▶ Task item
Return all the entries below exactly as they were given.

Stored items
# mhaseebtariq/doppel-speller

Hardware: AMD Instinct MI355X
Metric: candidate-pairs scored/sec (Jaccard top-k + Levenshtein), 100k x 500k titles (higher is better)
Workload: dtype f32 accumulate / f64 finalise (Jaccard), u8 + f64 ratio (Levenshtein)

## Files before the change

### doppel-speller_amd/csrc/ds_common.h

```cpp
#pragma once

#include <hip/hip_runtime.h>

#include <cstdarg>
#include <cstdint>
#include <cstdio>
#include <cstring>
#include <string>
#include <vector>

#include "doppel_amd.h"

namespace ds {

constexpr int kWideTileRows = 28672, kNarrowTileRows = 12288;
constexpr int64_t kNarrowMaxTruth = 5000000;
constexpr int kDenseThreads = 1024;
constexpr int kMaxQueryColumns = 128;
constexpr int kSignatureBits = 128;
constexpr int kSignatureWords = kSignatureBits / 32;
constexpr int kRowRecordWords = 8;
constexpr int kControlWords = 32;

__host__ __device__ inline uint64_t mix64(uint64_t x)
// ... 64 lines not shown

struct ds_index {
    int device = 0;
    int64_t n_truth = 0, n_columns = 0, nnz = 0, n_tiles = 0, n_quads = 0;
    int tile_rows = 0;
    float sums_min = 0.f;
    ds::DeviceBuffer<uint32_t> col_ptr;
    ds::DeviceBuffer<uint16_t> postings;
    ds::DeviceBuffer<uint16_t> posting_sums;
    ds::DeviceBuffer<float> idf32;
    ds::DeviceBuffer<float> sums32;
    ds::DeviceBuffer<float> tile_sums_min;
    ds::DeviceBuffer<float> tile_sums_max;
    ds::DeviceBuffer<uint32_t> signature;
    ds::DeviceBuffer<int8_t> sig_column;
    ds::DeviceBuffer<unsigned char> row_start;
    ds::DeviceBuffer<unsigned char> row_cols;
    bool forward_wide_start = false, forward_wide_cols = false;
    bool rows_sorted = false;
    bool literal_only = false;
    ds::DeviceBuffer<unsigned char> kernel_args;
    ds::DeviceBuffer<int32_t> control;
    ds::DeviceBuffer<int32_t> status;
    ds::DeviceBuffer<int32_t> slow_list;
    ds::DeviceBuffer<int32_t> take_order;
    ds::DeviceBuffer<int32_t> order_bins;
    ds::DeviceBuffer<unsigned long long> phase;
    hipStream_t stream = nullptr;
    int compute_units = 256;
    hipEvent_t event_begin = nullptr, event_fast = nullptr, event_dense = nullptr;
    bool attributes_set = false;
    bool count_bytes = false;
    bool query_order = true;
    int64_t last_queries = 0;
    std::vector<unsigned char> last_args;
    int (*resolve_ties)(ds_index *, hipStream_t, const std::vector<int32_t> &) = nullptr;
    ds::DeviceBuffer<double> row_scratch;
};

struct ds_titles {
    int device = 0;
    int64_t n = 0, stride = 0;
    bool has_counts = false;
    ds::DeviceBuffer<uint8_t> enc;
    ds::DeviceBuffer<uint8_t> len;
    ds::DeviceBuffer<uint32_t> counts;
    ds::DeviceBuffer<unsigned char> records;
    uint32_t records_n_truth = 0;
    uint8_t records_space = 0;
    ds::DeviceBuffer<int32_t> unit_queue;
    size_t unit_queue_next = 0;
    bool records_enabled = true;
    ds::DeviceBuffer<int32_t> exact_slots;
    int exact_hash_bits = 64;
};
```

### doppel-speller_amd/csrc/ds_jaccard.hip

```cpp
#include "ds_common.h"

namespace ds {
namespace wide {
int launch(ds_index *index, const int64_t *d_q_rowptr, const int32_t *d_q_cols, const double *d_q_maxint, int64_t Q,
           int32_t k, int32_t *d_out_rows, hipStream_t stream);
int collect(ds_index *index, hipStream_t stream, int64_t stats[32]);
}
namespace narrow {
int launch(ds_index *index, const int64_t *d_q_rowptr, const int32_t *d_q_cols, const double *d_q_maxint, int64_t Q,
           int32_t k, int32_t *d_out_rows, hipStream_t stream);
}
}

typedef int (*ds_launch_function)(ds_index *, const int64_t *, const int32_t *, const double *, int64_t, int32_t, int32_t *,
                                  hipStream_t);

static ds_launch_function launch_for(const ds_index *index)
{
    return index != nullptr && index->tile_rows == ds::kNarrowTileRows ? ds::narrow::launch : ds::wide::launch;
}

extern "C" {

int ds_jaccard_topk_device(ds_index *index, const int64_t *d_q_rowptr, const int32_t *d_q_cols,
                           const double *d_q_maxint, int64_t Q, int32_t k, int32_t *d_out_rows, void *stream)
{
    return launch_for(index)(index, d_q_rowptr, d_q_cols, d_q_maxint, Q, k, d_out_rows, static_cast<hipStream_t>(stream));
}

int ds_jaccard_status(ds_index *index, void *stream, int32_t *status, int64_t Q)
{
    DS_REQUIRE(index != nullptr && status != nullptr, "ds_jaccard_status: null argument");
    DS_REQUIRE(Q == index->last_queries, "ds_jaccard_status: Q=%lld but the last call had %lld queries", (long long)Q,
               (long long)index->last_queries);
    if (Q == 0) return DS_OK;
    DS_HIP(hipSetDevice(index->device));
    DS_HIP(hipStreamSynchronize(static_cast<hipStream_t>(stream)));
    DS_HIP(hipMemcpy(status, index->status.ptr, static_cast<size_t>(Q) * sizeof(int32_t), hipMemcpyDeviceToHost));
    return DS_OK;
}
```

▶ Written reply
# mhaseebtariq/doppel-speller

Hardware: AMD Instinct MI355X
Metric: candidate-pairs scored/sec (Jaccard top-k + Levenshtein), 100k x 500k titles (higher is better)
Workload: dtype f32 accumulate / f64 finalise (Jaccard), u8 + f64 ratio (Levenshtein)

## Files before the change

### doppel-speller_amd/csrc/ds_common.h

```cpp
#pragma once

#include <hip/hip_runtime.h>

#include <cstdarg>
#include <cstdint>
#include <cstdio>
#include <cstring>
#include <string>
#include <vector>

#include "doppel_amd.h"

namespace ds {

constexpr int kWideTileRows = 28672, kNarrowTileRows = 12288;
constexpr int64_t kNarrowMaxTruth = 5000000;
constexpr int kDenseThreads = 1024;
constexpr int kMaxQueryColumns = 128;
constexpr int kSignatureBits = 128;
constexpr int kSignatureWords = kSignatureBits / 32;
constexpr int kRowRecordWords = 8;
constexpr int kControlWords = 32;

__host__ __device__ inline uint64_t mix64(uint64_t x)
// ... 64 lines not shown

struct ds_index {
    int device = 0;
    int64_t n_truth = 0, n_columns = 0, nnz = 0, n_tiles = 0, n_quads = 0;
    int tile_rows = 0;
    float sums_min = 0.f;
    ds::DeviceBuffer<uint32_t> col_ptr;
    ds::DeviceBuffer<uint16_t> postings;
    ds::DeviceBuffer<uint16_t> posting_sums;
    ds::DeviceBuffer<float> idf32;
    ds::DeviceBuffer<float> sums32;
    ds::DeviceBuffer<float> tile_sums_min;
    ds::DeviceBuffer<float> tile_sums_max;
    ds::DeviceBuffer<uint32_t> signature;
    ds::DeviceBuffer<int8_t> sig_column;
    ds::DeviceBuffer<unsigned char> row_start;
    ds::DeviceBuffer<unsigned char> row_cols;
    bool forward_wide_start = false, forward_wide_cols = false;
    bool rows_sorted = false;
    bool literal_only = false;
    ds::DeviceBuffer<unsigned char> kernel_args;
    ds::DeviceBuffer<int32_t> control;
    ds::DeviceBuffer<int32_t> status;
    ds::DeviceBuffer<int32_t> slow_list;
    ds::DeviceBuffer<int32_t> take_order;
    ds::DeviceBuffer<int32_t> order_bins;
    ds::DeviceBuffer<unsigned long long> phase;
    hipStream_t stream = nullptr;
    int compute_units = 256;
    hipEvent_t event_begin = nullptr, event_fast = nullptr, event_dense = nullptr;
    bool attributes_set = false;
    bool count_bytes = false;
    bool query_order = true;
    int64_t last_queries = 0;
    std::vector<unsigned char> last_args;
    int (*resolve_ties)(ds_index *, hipStream_t, const std::vector<int32_t> &) = nullptr;
    ds::DeviceBuffer<double> row_scratch;
};

struct ds_titles {
    int device = 0;
    int64_t n = 0, stride = 0;
    bool has_counts = false;
    ds::DeviceBuffer<uint8_t> enc;
    ds::DeviceBuffer<uint8_t> len;
    ds::DeviceBuffer<uint32_t> counts;
    ds::DeviceBuffer<unsigned char> records;
    uint32_t records_n_truth = 0;
    uint8_t records_space = 0;
    ds::DeviceBuffer<int32_t> unit_queue;
    size_t unit_queue_next = 0;
    bool records_enabled = true;
    ds::DeviceBuffer<int32_t> exact_slots;
    int exact_hash_bits = 64;
};
```

### doppel-speller_amd/csrc/ds_jaccard.hip

```cpp
#include "ds_common.h"

namespace ds {
namespace wide {
int launch(ds_index *index, const int64_t *d_q_rowptr, const int32_t *d_q_cols, const double *d_q_maxint, int64_t Q,
           int32_t k, int32_t *d_out_rows, hipStream_t stream);
int collect(ds_index *index, hipStream_t stream, int64_t stats[32]);
}
namespace narrow {
int launch(ds_index *index, const int64_t *d_q_rowptr, const int32_t *d_q_cols, const double *d_q_maxint, int64_t Q,
           int32_t k, int32_t *d_out_rows, hipStream_t stream);
}
}

typedef int (*ds_launch_function)(ds_index *, const int64_t *, const int32_t *, const double *, int64_t, int32_t, int32_t *,
                                  hipStream_t);

static ds_launch_function launch_for(const ds_index *index)
{
    return index != nullptr && index->tile_rows == ds::kNarrowTileRows ? ds::narrow::launch : ds::wide::launch;
}

extern "C" {

int ds_jaccard_topk_device(ds_index *index, const int64_t *d_q_rowptr, const int32_t *d_q_cols,
                           const double *d_q_maxint, int64_t Q, int32_t k, int32_t *d_out_rows, void *stream)
{
    return launch_for(index)(index, d_q_rowptr, d_q_cols, d_q_maxint, Q, k, d_out_rows, static_cast<hipStream_t>(stream));
}

int ds_jaccard_status(ds_index *index, void *stream, int32_t *status, int64_t Q)
{
    DS_REQUIRE(index != nullptr && status != nullptr, "ds_jaccard_status: null argument");
    DS_REQUIRE(Q == index->last_queries, "ds_jaccard_status: Q=%lld but the last call had %lld queries", (long long)Q,
               (long long)index->last_queries);
    if (Q == 0) return DS_OK;
    DS_HIP(hipSetDevice(index->device));
    DS_HIP(hipStreamSynchronize(static_cast<hipStream_t>(stream)));
    DS_HIP(hipMemcpy(status, index->status.ptr, static_cast<size_t>(Q) * sizeof(int32_t), hipMemcpyDeviceToHost));
    return DS_OK;
}
```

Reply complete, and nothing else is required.